_TASK DESCRIPTION:_
Please print the records below exactly as they are.

☆ ☆ ☆ ☆ ☆

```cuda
inline int tc_note_absmax(const float* p, size_t n, unsigned int* out, int num_sms, cudaStream_t st) {
    BFL_CUDA(cudaMemsetAsync(out, 0, sizeof(unsigned int), st));
    if (n == 0) return BFL_OK;
    const int grid = (int)std::min<size_t>((n / 4 + 255) / 256 + 1, (size_t)num_sms * 8);
    tc_absmax_kernel<<<grid, 256, 0, st>>>(p, n, out);
    BFL_LAUNCHED();
    return BFL_OK;
}
inline int tc_update_scale(const unsigned int* ymax, const unsigned int* vmax, float alpha, float* scales, cudaStream_t st) {
    tc_scale_kernel<<<1, 1, 0, st>>>(ymax, vmax, alpha, scales);
    BFL_LAUNCHED();
    return BFL_OK;
}

__global__ void tc_count_items_kernel(const int64_t* __restrict__ indptr, const int32_t* __restrict__ list, int64_t nrows,
                                      int64_t split, unsigned long long* total) {
    for (int64_t i = (int64_t)blockIdx.x * blockDim.x + threadIdx.x; i < nrows; i += (int64_t)gridDim.x * blockDim.x) {
        const int row = list[i];
        const int64_t n = indptr[row] - (row == 0 ? 0 : indptr[row - 1]);
        atomicAdd(total, (unsigned long long)((n + split - 1) / split));
    }
}
__global__ void tc_fill_items_kernel(const int64_t* __restrict__ indptr, const int32_t* __restrict__ list, int64_t nrows,
                                     int64_t split, unsigned long long* cursor, int32_t* __restrict__ items) {
    for (int64_t i = (int64_t)blockIdx.x * blockDim.x + threadIdx.x; i < nrows; i += (int64_t)gridDim.x * blockDim.x) {
        const int row = list[i];
        const int64_t n = indptr[row] - (row == 0 ? 0 : indptr[row - 1]);
        const int64_t nc = (n + split - 1) / split;
        const unsigned long long pos = atomicAdd(cursor, (unsigned long long)nc);
        for (int64_t c = 0; c < nc; ++c) {
            items[3 * (pos + c) + 0] = row;
            items[3 * (pos + c) + 1] = (int32_t)c;
            items[3 * (pos + c) + 2] = (int32_t)i;
        }
    }
}

template <int D>
int tc_launch_partial(const AlsArgs& a, const int32_t* items, int64_t nitems, float* scratch, int64_t nslots,
                      int64_t split, int num_sms, cudaStream_t st) {
    if (nitems <= 0) return BFL_OK;
    if (!a.tc_scales) BFL_FAIL(BFL_ERR_STATE, "tensor-core ALS kernel: operand scale not prepared");
    TcArgs ta;
    ta.a = a;
    ta.a.row_begin = 0;
    ta.a.row_end = nitems;
    ta.items = items;
    ta.scratch = scratch;
    ta.split = split;
    ta.debug = 0;
    BFL_CUDA(cudaMemsetAsync(scratch, 0, sizeof(float) * scratch_floats<D>() * (size_t)nslots, st));
    const size_t smem = sizeof(Smem<D>);
    const int grid = (int)std::min<int64_t>(nitems, (int64_t)num_sms);
    for (ta.pass = 0; ta.pass < (D == 128 ? 1 : 3); ++ta.pass) {
        if (a.compute_loss && a.axis == 1) {
            BFL_CUDA(cudaFuncSetAttribute(als_tc_kernel<D, true, true>, cudaFuncAttributeMaxDynamicSharedMemorySize, (int)smem));
            als_tc_kernel<D, true, true><<<grid, THREADS, smem, st>>>(ta);
        } else {
            BFL_CUDA(cudaFuncSetAttribute(als_tc_kernel<D, true, false>, cudaFuncAttributeMaxDynamicSharedMemorySize, (int)smem));
            als_tc_kernel<D, true, false><<<grid, THREADS, smem, st>>>(ta);
        }
        BFL_LAUNCHED();
    }
    return BFL_OK;
}

inline int tc_launch(const AlsArgs& a, int num_sms, cudaStream_t st) {
    const int64_t nrows = a.row_end - a.row_begin;
    if (nrows <= 0) return BFL_OK;
    if (!a.tc_scales) BFL_FAIL(BFL_ERR_STATE, "tensor-core ALS kernel: operand scale not prepared");
    TcArgs ta;
    ta.a = a;
    ta.items = nullptr;
    ta.scratch = nullptr;
    ta.split = 0;
    ta.pass = 0;
    ta.debug = getenv("BFL_TC_DEBUG") ? atoi(getenv("BFL_TC_DEBUG")) : 0;
    const size_t smem = sizeof(Smem<128>);
    const int grid = (int)std::min<int64_t>(nrows, (int64_t)num_sms);
    if (a.compute_loss && a.axis == 1) {
        BFL_CUDA(cudaFuncSetAttribute(als_tc_kernel<128, false, true>, cudaFuncAttributeMaxDynamicSharedMemorySize, (int)smem));
        als_tc_kernel<128, false, true><<<grid, THREADS, smem, st>>>(ta);
    } else {
        BFL_CUDA(cudaFuncSetAttribute(als_tc_kernel<128, false, false>, cudaFuncAttributeMaxDynamicSharedMemorySize, (int)smem));
        als_tc_kernel<128, false, false><<<grid, THREADS, smem, st>>>(ta);
    }
    BFL_LAUNCHED();
    return BFL_OK;
}

}
}
```

buffalo_b200/csrc/sm90_ptx.cuh:

```cuda
#pragma once
#include <cuda_runtime.h>
#include <stdint.h>

namespace bfl {
namespace sm90 {

__device__ __forceinline__ uint32_t s32(const void* p) { return (uint32_t)__cvta_generic_to_shared(p); }

__device__ __forceinline__ void mbar_init(uint64_t* bar, uint32_t count) {
    asm volatile("mbarrier.init.shared::cta.b64 [%0], %1;" ::"r"(s32(bar)), "r"(count) : "memory");
}
__device__ __forceinline__ void mbar_init_fence() { asm volatile("fence.mbarrier_init.release.cluster;" ::: "memory"); }
__device__ __forceinline__ void mbar_arrive(uint64_t* bar) {
    asm volatile("mbarrier.arrive.shared::cta.b64 _, [%0];" ::"r"(s32(bar)) : "memory");
}
__device__ __forceinline__ bool mbar_try_wait(uint64_t* bar, uint32_t parity) {
    uint32_t ok;
    asm volatile(
        "{\n\t.reg .pred p;\n\t"
        "mbarrier.try_wait.parity.shared::cta.b64 p, [%1], %2;\n\t"
        "selp.b32 %0, 1, 0, p;\n\t}"
        : "=r"(ok)
        : "r"(s32(bar)), "r"(parity)
        : "memory");
    return ok != 0;
}
__device__ __forceinline__ void mbar_wait(uint64_t* bar, uint32_t parity) {
    while (!mbar_try_wait(bar, parity)) {
    }
}
__device__ __forceinline__ void mbar_wait_idle(uint64_t* bar, uint32_t parity) {
    while (!mbar_try_wait(bar, parity)) __nanosleep(128);
}
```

☆ ☆ ☆ ☆ ☆

_SOLUTION TO THIS TASK:_
```cuda
inline int tc_note_absmax(const float* p, size_t n, unsigned int* out, int num_sms, cudaStream_t st) {
    BFL_CUDA(cudaMemsetAsync(out, 0, sizeof(unsigned int), st));
    if (n == 0) return BFL_OK;
    const int grid = (int)std::min<size_t>((n / 4 + 255) / 256 + 1, (size_t)num_sms * 8);
    tc_absmax_kernel<<<grid, 256, 0, st>>>(p, n, out);
    BFL_LAUNCHED();
    return BFL_OK;
}
inline int tc_update_scale(const unsigned int* ymax, const unsigned int* vmax, float alpha, float* scales, cudaStream_t st) {
    tc_scale_kernel<<<1, 1, 0, st>>>(ymax, vmax, alpha, scales);
    BFL_LAUNCHED();
    return BFL_OK;
}

__global__ void tc_count_items_kernel(const int64_t* __restrict__ indptr, const int32_t* __restrict__ list, int64_t nrows,
                                      int64_t split, unsigned long long* total) {
    for (int64_t i = (int64_t)blockIdx.x * blockDim.x + threadIdx.x; i < nrows; i += (int64_t)gridDim.x * blockDim.x) {
        const int row = list[i];
        const int64_t n = indptr[row] - (row == 0 ? 0 : indptr[row - 1]);
        atomicAdd(total, (unsigned long long)((n + split - 1) / split));
    }
}
__global__ void tc_fill_items_kernel(const int64_t* __restrict__ indptr, const int32_t* __restrict__ list, int64_t nrows,
                                     int64_t split, unsigned long long* cursor, int32_t* __restrict__ items) {
    for (int64_t i = (int64_t)blockIdx.x * blockDim.x + threadIdx.x; i < nrows; i += (int64_t)gridDim.x * blockDim.x) {
        const int row = list[i];
        const int64_t n = indptr[row] - (row == 0 ? 0 : indptr[row - 1]);
        const int64_t nc = (n + split - 1) / split;
        const unsigned long long pos = atomicAdd(cursor, (unsigned long long)nc);
        for (int64_t c = 0; c < nc; ++c) {
            items[3 * (pos + c) + 0] = row;
            items[3 * (pos + c) + 1] = (int32_t)c;
            items[3 * (pos + c) + 2] = (int32_t)i;
        }
    }
}

template <int D>
int tc_launch_partial(const AlsArgs& a, const int32_t* items, int64_t nitems, float* scratch, int64_t nslots,
                      int64_t split, int num_sms, cudaStream_t st) {
    if (nitems <= 0) return BFL_OK;
    if (!a.tc_scales) BFL_FAIL(BFL_ERR_STATE, "tensor-core ALS kernel: operand scale not prepared");
    TcArgs ta;
    ta.a = a;
    ta.a.row_begin = 0;
    ta.a.row_end = nitems;
    ta.items = items;
    ta.scratch = scratch;
    ta.split = split;
    ta.debug = 0;
    BFL_CUDA(cudaMemsetAsync(scratch, 0, sizeof(float) * scratch_floats<D>() * (size_t)nslots, st));
    const size_t smem = sizeof(Smem<D>);
    const int grid = (int)std::min<int64_t>(nitems, (int64_t)num_sms);
    for (ta.pass = 0; ta.pass < (D == 128 ? 1 : 3); ++ta.pass) {
        if (a.compute_loss && a.axis == 1) {
            BFL_CUDA(cudaFuncSetAttribute(als_tc_kernel<D, true, true>, cudaFuncAttributeMaxDynamicSharedMemorySize, (int)smem));
            als_tc_kernel<D, true, true><<<grid, THREADS, smem, st>>>(ta);
        } else {
            BFL_CUDA(cudaFuncSetAttribute(als_tc_kernel<D, true, false>, cudaFuncAttributeMaxDynamicSharedMemorySize, (int)smem));
            als_tc_kernel<D, true, false><<<grid, THREADS, smem, st>>>(ta);
        }
        BFL_LAUNCHED();
    }
    return BFL_OK;
}

inline int tc_launch(const AlsArgs& a, int num_sms, cudaStream_t st) {
    const int64_t nrows = a.row_end - a.row_begin;
    if (nrows <= 0) return BFL_OK;
    if (!a.tc_scales) BFL_FAIL(BFL_ERR_STATE, "tensor-core ALS kernel: operand scale not prepared");
    TcArgs ta;
    ta.a = a;
    ta.items = nullptr;
    ta.scratch = nullptr;
    ta.split = 0;
    ta.pass = 0;
    ta.debug = getenv("BFL_TC_DEBUG") ? atoi(getenv("BFL_TC_DEBUG")) : 0;
    const size_t smem = sizeof(Smem<128>);
    const int grid = (int)std::min<int64_t>(nrows, (int64_t)num_sms);
    if (a.compute_loss && a.axis == 1) {
        BFL_CUDA(cudaFuncSetAttribute(als_tc_kernel<128, false, true>, cudaFuncAttributeMaxDynamicSharedMemorySize, (int)smem));
        als_tc_kernel<128, false, true><<<grid, THREADS, smem, st>>>(ta);
    } else {
        BFL_CUDA(cudaFuncSetAttribute(als_tc_kernel<128, false, false>, cudaFuncAttributeMaxDynamicSharedMemorySize, (int)smem));
        als_tc_kernel<128, false, false><<<grid, THREADS, smem, st>>>(ta);
    }
    BFL_LAUNCHED();
    return BFL_OK;
}

}
}
```

buffalo_b200/csrc/sm90_ptx.cuh:

```cuda
#pragma once
#include <cuda_runtime.h>
#include <stdint.h>

namespace bfl {
namespace sm90 {

__device__ __forceinline__ uint32_t s32(const void* p) { return (uint32_t)__cvta_generic_to_shared(p); }

__device__ __forceinline__ void mbar_init(uint64_t* bar, uint32_t count) {
    asm volatile("mbarrier.init.shared::cta.b64 [%0], %1;" ::"r"(s32(bar)), "r"(count) : "memory");
}
__device__ __forceinline__ void mbar_init_fence() { asm volatile("fence.mbarrier_init.release.cluster;" ::: "memory"); }
__device__ __forceinline__ void mbar_arrive(uint64_t* bar) {
    asm volatile("mbarrier.arrive.shared::cta.b64 _, [%0];" ::"r"(s32(bar)) : "memory");
}
__device__ __forceinline__ bool mbar_try_wait(uint64_t* bar, uint32_t parity) {
    uint32_t ok;
    asm volatile(
        "{\n\t.reg .pred p;\n\t"
        "mbarrier.try_wait.parity.shared::cta.b64 p, [%1], %2;\n\t"
        "selp.b32 %0, 1, 0, p;\n\t}"
        : "=r"(ok)
        : "r"(s32(bar)), "r"(parity)
        : "memory");
    return ok != 0;
}
__device__ __forceinline__ void mbar_wait(uint64_t* bar, uint32_t parity) {
    while (!mbar_try_wait(bar, parity)) {
    }
}
__device__ __forceinline__ void mbar_wait_idle(uint64_t* bar, uint32_t parity) {
    while (!mbar_try_wait(bar, parity)) __nanosleep(128);
}
```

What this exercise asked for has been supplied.